-- Exercise input follows --

whamd_status_t DeviceTable::Impl::choose_plan(Problem& p, TableBuild& b, std::string& msg) {
	Impl& m = *this;
	m.wide = !select_kernels(p.T, p.n_ind, m.fused, m.keysfn);
	if (m.wide && (p.T > (uint32_t)MAX_T_WIDE || p.n_ind > (uint32_t)MAX_IND_WIDE)) {
		msg = "no device kernel for T=" + std::to_string(p.T) + ", individuals=" + std::to_string(p.n_ind);
		return WHAMD_ERR_UNSUPPORTED;
	}
	for (uint32_t c = 0; c < p.n_cols && !m.wide; ++c) m.wide = p.term_end(c, p.T - 1) - p.term_begin(c, 0) > (uint64_t)COL_MAXTERMS;
	b.force_keys = m.path == "column_keys" || m.wide;
	const bool want_resident = (m.path == "auto" || m.path == "resident") && !m.wide;
	size_t free_b = 0, total_b = 0;
	HIP_TRY(hipMemGetInfo(&free_b, &total_b));
	if (free_b < total_b / 2) {
		genotype_release_cache();
		HIP_TRY(hipMemGetInfo(&free_b, &total_b));
	}
	if (free_b < total_b / 4) {
		arena_release();
		devpool_release();
		HIP_TRY(hipMemGetInfo(&free_b, &total_b));
	}
	free_b += arena_idle_bytes(m.device);
	b.free_b = free_b;
	int slot_lr = m.slot_lr, slot_l = m.slot_l;
	if (m.shared_hint && p.T == 1 && p.max_k >= 18 && !m.slot_l_set && m.slot_lr == 2) { slot_lr = 3; slot_l = 12; }
	if (p.T == 1 && p.max_k >= 21 && p.max_k <= 22 && !m.slot_l_set && m.slot_lr == 2 && !debug_env("WHAMD_NO_WIDE_LAYOUT")) { slot_lr = 3; slot_l = 12; }
	m.slot_lr_used = slot_lr;
	m.use_slots = (m.path == "auto" || m.path == "slots") && !m.wide && plan_forward_slots(p, p.T > 1 ? (m.slot_l_set ? -m.slot_l : 0) : std::max(8, slot_l), m.symmetry, m.splan, slot_lr);
	if (m.use_slots && m.splan.ped && m.splan.table_words * 4ull > free_b / 4) m.use_slots = false;
	m.table_bytes = m.use_slots && m.splan.ped ? m.splan.table_words * 4ull : 0ull;
	if (p.lazy_terms) {
		std::vector<uint8_t> need(p.n_cols, 1);
		if (m.use_slots && m.splan.ped) for (uint32_t c = 0; c < p.n_cols; ++c) need[c] = m.splan.col_to_row[c] < 0;
		const whamd_status_t st = fill_lazy_terms(p, need, msg);
		if (st != WHAMD_OK) return st;
	}
	if (m.use_slots) {
		m.plan = ResidentPlan();
		m.plan.steps = m.splan.steps;
		m.plan.component_first_step = m.splan.component_first_step;
		m.plan.col_to_res.assign(p.n_cols, -1);
	} else {
		m.splan = SlotPlan();
		plan_forward(p, want_resident, m.l_pref, m.fold, m.plan, m.symmetry);
	}
	m.device_superreads = p.n_ind == 1 && p.T == 1 && p.P == 2 && !p.distrust && p.h2p.size() >= 2 && p.h2p[0] == 0 && p.h2p[1] == 1 && p.genotype.size() >= p.n_cols &&
	                      !debug_env("WHAMD_HOST_SUPERREADS");
	return WHAMD_OK;
}

void DeviceTable::Impl::dump_plan(const Problem& p) const {
	const Impl& m = *this;
	for (const Step& st : m.plan.steps) {
		if (st.kind == 0) { fprintf(stderr, "[plan] column %u k=%u b=%u f=%u\n", st.index, p.k[st.index], p.b[st.index], p.f[st.index]); continue; }
		if (st.kind == 2) {
			const SlotRun& r = m.splan.runs[st.index];
			fprintf(stderr, "[plan] slot run c0=%u ncols=%u g=%u L=%u half=%u ends=%u has_prev=%u in_identity=%u in_half=%u mirror_pos=%u in_occ=%x out_occ=%x mirror_out=%u\n",
			        r.c0, r.ncols, r.g, r.L, r.half, r.n_ends, r.has_prev, r.in_identity, r.in_half, r.in_mirror_pos, r.in_occ, r.out_occ, r.mirror_out);
			if (m.splan.ped) fprintf(stderr, "[plan]   pedigree run: T=%u forms per value=%u table words=%u record words per workgroup=%u\n", 1u << m.splan.pextra[st.index].tb,
			                         m.splan.pextra[st.index].nf, m.splan.pextra[st.index].s_off + r.ncols * 64u * pslot_ns(m.splan.pextra[st.index].nf), m.splan.pextra[st.index].rec_words);
			continue;
		}
		const ResSegment& sgm = m.plan.segments[st.index];
		fprintf(stderr, "[plan] run c0=%u ncols=%u g=%u threads=%u max_l=%u stage_words=%u\n", sgm.c0, sgm.ncols, sgm.g, sgm.threads, sgm.max_l, sgm.stage_words);
		for (uint32_t i = 0; i < sgm.ncols; ++i) {
			const ResColumn& rc = m.plan.columns[sgm.col_off + i];
			const ResBacktrace& rb = m.plan.backtrace[sgm.col_off + i];
			fprintf(stderr, "[plan]   col %u mode=%u nfold=%u Lb=%u Lf=%u ebits=%u epos0=%u nthr=%u stage_off=%u nwords=%u | bt layout=%u n_g=%u n_l=%u\n",
			        sgm.c0 + i, rc.mode, rc.nfold, rc.Lb, rc.Lf, rc.ebits, rc.epos[0], rc.nthr, rc.stage_off, rc.nwords, rb.layout, rb.n_g, rb.n_l);
		}
	}
}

-- Exercise input concluded --

● What to work on: Copy verbatim, from the listing above, each line from the one containing "slot run c0=%u" down to the one containing "const ResBacktrace& rb", inclusive.

● Answer to this task:
			fprintf(stderr, "[plan] slot run c0=%u ncols=%u g=%u L=%u half=%u ends=%u has_prev=%u in_identity=%u in_half=%u mirror_pos=%u in_occ=%x out_occ=%x mirror_out=%u\n",
			        r.c0, r.ncols, r.g, r.L, r.half, r.n_ends, r.has_prev, r.in_identity, r.in_half, r.in_mirror_pos, r.in_occ, r.out_occ, r.mirror_out);
			if (m.splan.ped) fprintf(stderr, "[plan]   pedigree run: T=%u forms per value=%u table words=%u record words per workgroup=%u\n", 1u << m.splan.pextra[st.index].tb,
			                         m.splan.pextra[st.index].nf, m.splan.pextra[st.index].s_off + r.ncols * 64u * pslot_ns(m.splan.pextra[st.index].nf), m.splan.pextra[st.index].rec_words);
			continue;
		}
		const ResSegment& sgm = m.plan.segments[st.index];
		fprintf(stderr, "[plan] run c0=%u ncols=%u g=%u threads=%u max_l=%u stage_words=%u\n", sgm.c0, sgm.ncols, sgm.g, sgm.threads, sgm.max_l, sgm.stage_words);
		for (uint32_t i = 0; i < sgm.ncols; ++i) {
			const ResColumn& rc = m.plan.columns[sgm.col_off + i];
			const ResBacktrace& rb = m.plan.backtrace[sgm.col_off + i];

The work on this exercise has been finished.